Strawberry and Ice Cream Sandwiches

A carefully crafted dish that blends traditional and modern cooking techniques to deliver comforting flavors for every occasion.

⏱️

Cook Time

30 min

🔥

Difficulty

Medium

📂

Category

Breakfast

Recipe Details

Strawberry and Ice Cream Sandwiches

A playful, summery twist on classic ice cream sandwiches, featuring fresh strawberry mash nestled between buttery, toasted brioche buns. Perfect for casual gatherings or cooling off on a hot day!

Basic Information

  • Prep Time: 10 minutes (excluding ice cream chilling)

  • Cook Time: 15 minutes (plus grill/pan preheating)

  • Total Time: 15–25 minutes (adjusting for heating time)

  • Difficulty: Easy

Ingredients (Serves 4–6)

  • 1 pint (12 ounces) fresh strawberries, washed, hulled, and roughly chopped

  • 1 tablespoon granulated sugar (plus extra for sprinkling buns)

  • 4–6 slider buns or dinner rolls (preferably brioche; see Tips)

  • ¼ cup salted butter, melted

  • 1 tablespoon Amaro Montenegro (optional, for drizzling)

  • 1 pint vanilla or strawberry ice cream (slightly softened, not rock-hard)

Preparation Steps

1. Preheat Cooking Surface

  • Grill: Preheat a gas or charcoal grill to medium-high heat (400–450°F/200–230°C) and clean grates.

  • Griddle/Pan: Heat a non-stick griddle or heavy-bottomed pan over medium heat (350°F/175°C) until a drop of water sizzles and evaporates.

2. Prepare Strawberry Mash

In a bowl, combine chopped strawberries with 1 tablespoon sugar. Mash with a fork until a saucy consistency forms, leaving small visible chunks for texture (avoid over-mashing for a smoother finish). Taste and adjust sweetness if needed.

3. Toast the Buns

  • Split buns horizontally, keeping them connected on one side (like a hinge).

  • Brush cut, flat surfaces with melted butter, then sprinkle lightly with granulated sugar (about ¼ teaspoon per side).

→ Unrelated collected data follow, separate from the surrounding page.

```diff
@@ -568,6 +580,19 @@
     const bool okme = valid && ctrl[NL + lane % NL] != 0.0 && clane;
     const long long pd = (long long)(prob0 + cpl) * N;
     BAND_ISSUE_ALL(epochs + (nepochs - 1) * BAND_EW, BE_BP, bops_g, 0)
+    T dh_[NI], rh_[BAND_DR_MAX / 8][NI];
+    int hxlo = 0, hxc = 0, hrlo = 0, hrc = 0;
+#define BAND_DSTORE()                                                                                                       \
+    {                                                                                                                       \
+      char* dxo = reinterpret_cast<char*>(dbase) + ((long long)hxlo << LS);                                                 \
+      char* dro = reinterpret_cast<char*>(dbase) + ((long long)hrlo << LS);                                                 \
+      _Pragma("unroll") for (int i = 0; i < NI; i++)                                                                        \
+        if (movst[i] && le < hxc) *reinterpret_cast<T*>(dxo + ((movp[i] * (unsigned)N + (unsigned)le) << LS)) = dh_[i];    \
+      _Pragma("unroll") for (int cpc = 0; cpc < BAND_DR_MAX / 8; cpc++)                                                     \
+        _Pragma("unroll") for (int i = 0; i < NI; i++)                                                                      \
+          if (movst[i] && cpc * 8 + le < hrc)                                                                               \
+            *reinterpret_cast<T*>(dro + (((movp[i] * (unsigned)N + (unsigned)le) << LS) + 8 * ES * cpc)) = rh_[cpc][i];     \
+    }
     for (int e = nepochs - 1; e >= 0; e--) {
       cptr E = epochs + e * BAND_EW;
       BAND_COMMIT_ALL()
@@ -592,6 +617,7 @@
         o = onext; stC = stN; rwC = rwN;                                                                                    \
       }
       BAND_BSTEP(7)
+      if (e < nepochs - 1) BAND_DSTORE()
       if (more_) { BAND_ISSUE(0) BAND_ISSUE(1) BAND_ISSUE(2) BAND_ISSUE(3) }
       BAND_BSTEP(6)
       if (more_) { BAND_ISSUE(4) BAND_ISSUE(5) BAND_ISSUE(6) BAND_ISSUE(7) }
@@ -600,27 +626,15 @@
       BAND_BSTEP(4)
       if (more_) { BAND_ISSUE(12) BAND_ISSUE(13) BAND_ISSUE(14) BAND_ISSUE_REC(bops_g, epochs[(e - 1) * BAND_EW + BE_BOFF]) }
       BAND_BSTEP(3) BAND_BSTEP(2) BAND_BSTEP(1) BAND_BSTEP(0)
-      const int xlo = E[BE_DXLO], xc = E[BE_DXCNT], rlo = E[BE_DRLO], rc = E[BE_DRCNT];
-      char* dxo = reinterpret_cast<char*>(dbase) + ((long long)xlo << LS);
-      char* dro = reinterpret_cast<char*>(dbase) + ((long long)rlo << LS);
-      {
-        T dx_[NI], dr_[BAND_DR_MAX / 8][NI];
-#pragma unroll
-        for (int i = 0; i < NI; i++) dx_[i] = *reinterpret_cast<const T*>(wblk + ldsb[i] + BAND_DX_OFF * ES);
-#pragma unroll
-        for (int cpc = 0; cpc < BAND_DR_MAX / 8; cpc++)
-#pragma unroll
-          for (int i = 0; i < NI; i++) dr_[cpc][i] = *reinterpret_cast<const T*>(wblk + ldsb[i] + (BAND_DR_OFF + 8 * cpc) * ES);
-#pragma unroll
-        for (int i = 0; i < NI; i++)
-          if (movst[i] && le < xc) *reinterpret_cast<T*>(dxo + ((movp[i] * (unsigned)N + (unsigned)le) << LS)) = dx_[i];
-#pragma unroll
-        for (int cpc = 0; cpc < BAND_DR_MAX / 8; cpc++)
-#pragma unroll
-          for (int i = 0; i < NI; i++)
-            if (movst[i] && cpc * 8 + le < rc) *reinterpret_cast<T*>(dro + (((movp[i] * (unsigned)N + (unsigned)le) << LS) + 8 * ES * cpc)) = dr_[cpc][i];
-      }
-    }
+#pragma unroll
+      for (int i = 0; i < NI; i++) dh_[i] = *reinterpret_cast<const T*>(wblk + ldsb[i] + BAND_DX_OFF * ES);
+#pragma unroll
+      for (int cpc = 0; cpc < BAND_DR_MAX / 8; cpc++)
+#pragma unroll
+        for (int i = 0; i < NI; i++) rh_[cpc][i] = *reinterpret_cast<const T*>(wblk + ldsb[i] + (BAND_DR_OFF + 8 * cpc) * ES);
+      hxlo = E[BE_DXLO]; hxc = E[BE_DXCNT]; hrlo = E[BE_DRLO]; hrc = E[BE_DRCNT];
+    }
+    if (nepochs > 0) BAND_DSTORE()
   }
   if (part == 0 && mode == MODE_NEWTON) {
     if (nfact > 1 && rho <= rhomax) rho_old = rho;
```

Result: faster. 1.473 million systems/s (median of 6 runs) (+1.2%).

  • Place buns butter-side down on the preheated grill or griddle. Cook 1–2 minutes until the bottom surfaces are lightly toasted and golden.

  • Flip buns, butter-sugar side up, and cook 2–3 minutes until sugar caramelizes (glossy sheen, nutty aroma). Note: Rotate buns to prevent uneven browning; reduce heat if browning too fast.

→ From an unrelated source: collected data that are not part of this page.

@@ -177,13 +200,17 @@
       }
       asm volatile("s_waitcnt lgkmcnt(0)" ::: "memory");
 #pragma unroll
-      for (int j = 0; j < 2; ++j) asm volatile("" : "+v"(fx[j]));
+      for (int h = 0; h < H; ++h)
+#pragma unroll
+        for (int j = 0; j < 2; ++j) asm volatile("" : "+v"(fx[h][j]));
 #pragma unroll
       for (int i = 0; i < CO4; ++i) asm volatile("" : "+v"(fd[i]));
 #pragma unroll
-      for (int i = 0; i < CO4; ++i)
-#pragma unroll
-        for (int j = 0; j < 2; ++j) accw[i][j] = __builtin_amdgcn_mfma_f32_16x16x32_bf16(fd[i], fx[j], accw[i][j], 0, 0, 0);
+      for (int h = 0; h < H; ++h)
+#pragma unroll
+        for (int i = 0; i < CO4; ++i)
+#pragma unroll
+          for (int j = 0; j < 2; ++j) accw[h][i][j] = __builtin_amdgcn_mfma_f32_16x16x32_bf16(fd[i], fx[h][j], accw[h][i][j], 0, 0, 0);
     }
 
     asm volatile("s_waitcnt lgkmcnt(0)" ::: "memory");
@@ -191,32 +218,41 @@
     {
       const int p = px0 + t * BP + erow;
       const unsigned sbase = lds_u32(stg) + (unsigned)(KB * 2048 + eoff64);
-      uint2 d = lds_rd64(lds_u32(smem) + (unsigned)(STAGING + erow * SPITCH + ecg * 8)), q = d, yq = d;
-      if constexpr (ADD) q = lds_rd64(sbase + T64);
-      if constexpr (FUSE) yq = lds_rd64(sbase + (NX - 1) * T64);
-      asm volatile("s_waitcnt lgkmcnt(0)" : "+v"(d), "+v"(q), "+v"(yq)::"memory");
-      float v[4];
-      v[0] = __uint_as_float(d.x << 16); v[1] = __uint_as_float(d.x & 0xffff0000u);
-      v[2] = __uint_as_float(d.y << 16); v[3] = __uint_as_float(d.y & 0xffff0000u);
-      if constexpr (ADD) {
-        v[0] += __uint_as_float(q.x << 16); v[1] += __uint_as_float(q.x & 0xffff0000u);
-        v[2] += __uint_as_float(q.y << 16); v[3] += __uint_as_float(q.y & 0xffff0000u);
-        d.x = pack_bf16x2(v[0], v[1]); d.y = pack_bf16x2(v[2], v[3]);
-      }
-      if (p < px_end) *reinterpret_cast<uint2*>(dxp + (size_t)p * a.lddx + ci0 + ecg * 4) = d;
-      if constexpr (FUSE) {
-        if (p < px_end) {
-          float yv[4];
-          yv[0] = __uint_as_float(yq.x << 16); yv[1] = __uint_as_float(yq.x & 0xffff0000u);
-          yv[2] = __uint_as_float(yq.y << 16); yv[3] = __uint_as_float(yq.y & 0xffff0000u);
-          v[0] = __uint_as_float(d.x << 16); v[1] = __uint_as_float(d.x & 0xffff0000u);
-          v[2] = __uint_as_float(d.y << 16); v[3] = __uint_as_float(d.y & 0xffff0000u);
-#pragma unroll
-          for (int e = 0; e < 4; ++e) {
-            const float pre = __builtin_fmaf(yv[e], fs[e], fb[e]);
-            const float g = (a.fuse.act != 0 && !(pre > 0.f)) ? v[e] * a.fuse.slope : v[e];
-            sg[e] += g;
-            sx[e] += g * (yv[e] - fm[e]);
+      uint2 d[H], q[H], yq[H];
+#pragma unroll
+      for (int h = 0; h < H; ++h) {
+        d[h] = lds_rd64(stg_rd + (unsigned)(h * BP * SPITCH)); q[h] = d[h]; yq[h] = d[h];
+        if constexpr (ADD) q[h] = lds_rd64(sbase + (unsigned)((H + h) * T64));
+        if constexpr (FUSE) yq[h] = lds_rd64(sbase + (unsigned)(((NX - 1) * H + h) * T64));
+      }
+      asm volatile("s_waitcnt lgkmcnt(0)" ::: "memory");
+#pragma unroll
+      for (int h = 0; h < H; ++h) asm volatile("" : "+v"(d[h]), "+v"(q[h]), "+v"(yq[h]));
+#pragma unroll
+      for (int h = 0; h < H; ++h) {
+        float v[4];
+        v[0] = __uint_as_float(d[h].x << 16); v[1] = __uint_as_float(d[h].x & 0xffff0000u);
+        v[2] = __uint_as_float(d[h].y << 16); v[3] = __uint_as_float(d[h].y & 0xffff0000u);
+        if constexpr (ADD) {
+          v[0] += __uint_as_float(q[h].x << 16); v[1] += __uint_as_float(q[h].x & 0xffff0000u);
+          v[2] += __uint_as_float(q[h].y << 16); v[3] += __uint_as_float(q[h].y & 0xffff0000u);
+          d[h].x = pack_bf16x2(v[0], v[1]); d[h].y = pack_bf16x2(v[2], v[3]);
+        }
+        if (p < px_end) *reinterpret_cast<uint2*>(dxp + (size_t)p * a.lddx + ci0 + h * NS + ecg * 4) = d[h];
+        if constexpr (FUSE) {
+          if (p < px_end) {
+            float yv[4];
+            yv[0] = __uint_as_float(yq[h].x << 16); yv[1] = __uint_as_float(yq[h].x & 0xffff0000u);
+            yv[2] = __uint_as_float(yq[h].y << 16); yv[3] = __uint_as_float(yq[h].y & 0xffff0000u);
+            v[0] = __uint_as_float(d[h].x << 16); v[1] = __uint_as_float(d[h].x & 0xffff0000u);
+            v[2] = __uint_as_float(d[h].y << 16); v[3] = __uint_as_float(d[h].y & 0xffff0000u);
+#pragma unroll
+            for (int e = 0; e < 4; ++e) {
+              const float pre = __builtin_fmaf(yv[e], fs[h][e], fb[h][e]);
+              const float g = (a.fuse.act != 0 && !(pre > 0.f)) ? v[e] * a.fuse.slope : v[e];
+              sg[h][e] += g;
+              sx[h][e] += g * (yv[e] - fm[h][e]);
+            }
           }
         }
       }
@@ -225,36 +261,46 @@
   }
 
   {
-    float* __restrict__ wsp = a.ws + (size_t)slab * a.Cout * a.Cin + ci0 + wn * 32 + r16;
-#pragma unroll
-    for (int i = 0; i < CO4; ++i)
-#pragma unroll
-      for (int j = 0; j < 2; ++j)
-#pragma unroll
-        for (int rr = 0; rr < 4; ++rr) {
-          const int co = (wc * CO4 + i) * 16 + q4 * 4 + rr;
-          wsp[(size_t)co * a.Cin + j * 16] = accw[i][j][rr];
-        }
+#pragma unroll
+    for (int h = 0; h < H; ++h) {
+      float* __restrict__ wsp = a.ws + (size_t)slab * a.Cout * a.Cin + ci0 + h * NS + wn * 32 + r16;
+#pragma unroll
+      for (int i = 0; i < CO4; ++i)
+#pragma unroll
+        for (int j = 0; j < 2; ++j)
+#pragma unroll
+          for (int rr = 0; rr < 4; ++rr) {
+            const int co = (wc * CO4 + i) * 16 + q4 * 4 + rr;
+            wsp[(size_t)co * a.Cin + j * 16] = accw[h][i][j][rr];
+          }
+    }
   }
   if constexpr (FUSE) {
 #pragma unroll
-    for (int e = 0; e < 4; ++e) {
-      sg[e] += __shfl_xor(sg[e], 16, 64); sx[e] += __shfl_xor(sx[e], 16, 64);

  • Transfer toasted buns to a wire rack to cool slightly (5 minutes).

4. Assemble Sandwiches

  • Drizzle Amaro (if using) onto the bottom bun halves.

  • Spread 2–3 tablespoons strawberry mash on the bottom bun.

  • Place a single scoop of ice cream (3–4 ounces) centered on the strawberry layer.

  • Top with another 2–3 tablespoons of strawberry mash.

  • Close with the top bun, pressing gently to secure.

5. Serve Immediately

  • Use a spatula to transfer sandwiches to a plate. For best texture, serve right away. If holding, refrigerate for up to 5 minutes or freeze for 10 minutes (firms ice cream, reduces mess).

Pro Tips & Variations

  • Bun Selection: Choose sturdy buns (brioche, Hawaiian rolls) to prevent collapse under ice cream. Avoid overly soft sandwich buns.

  • Fruit Swaps: Substitute strawberries with raspberries, roasted cherries, or peaches. Blend with a splash of cream for richer mash.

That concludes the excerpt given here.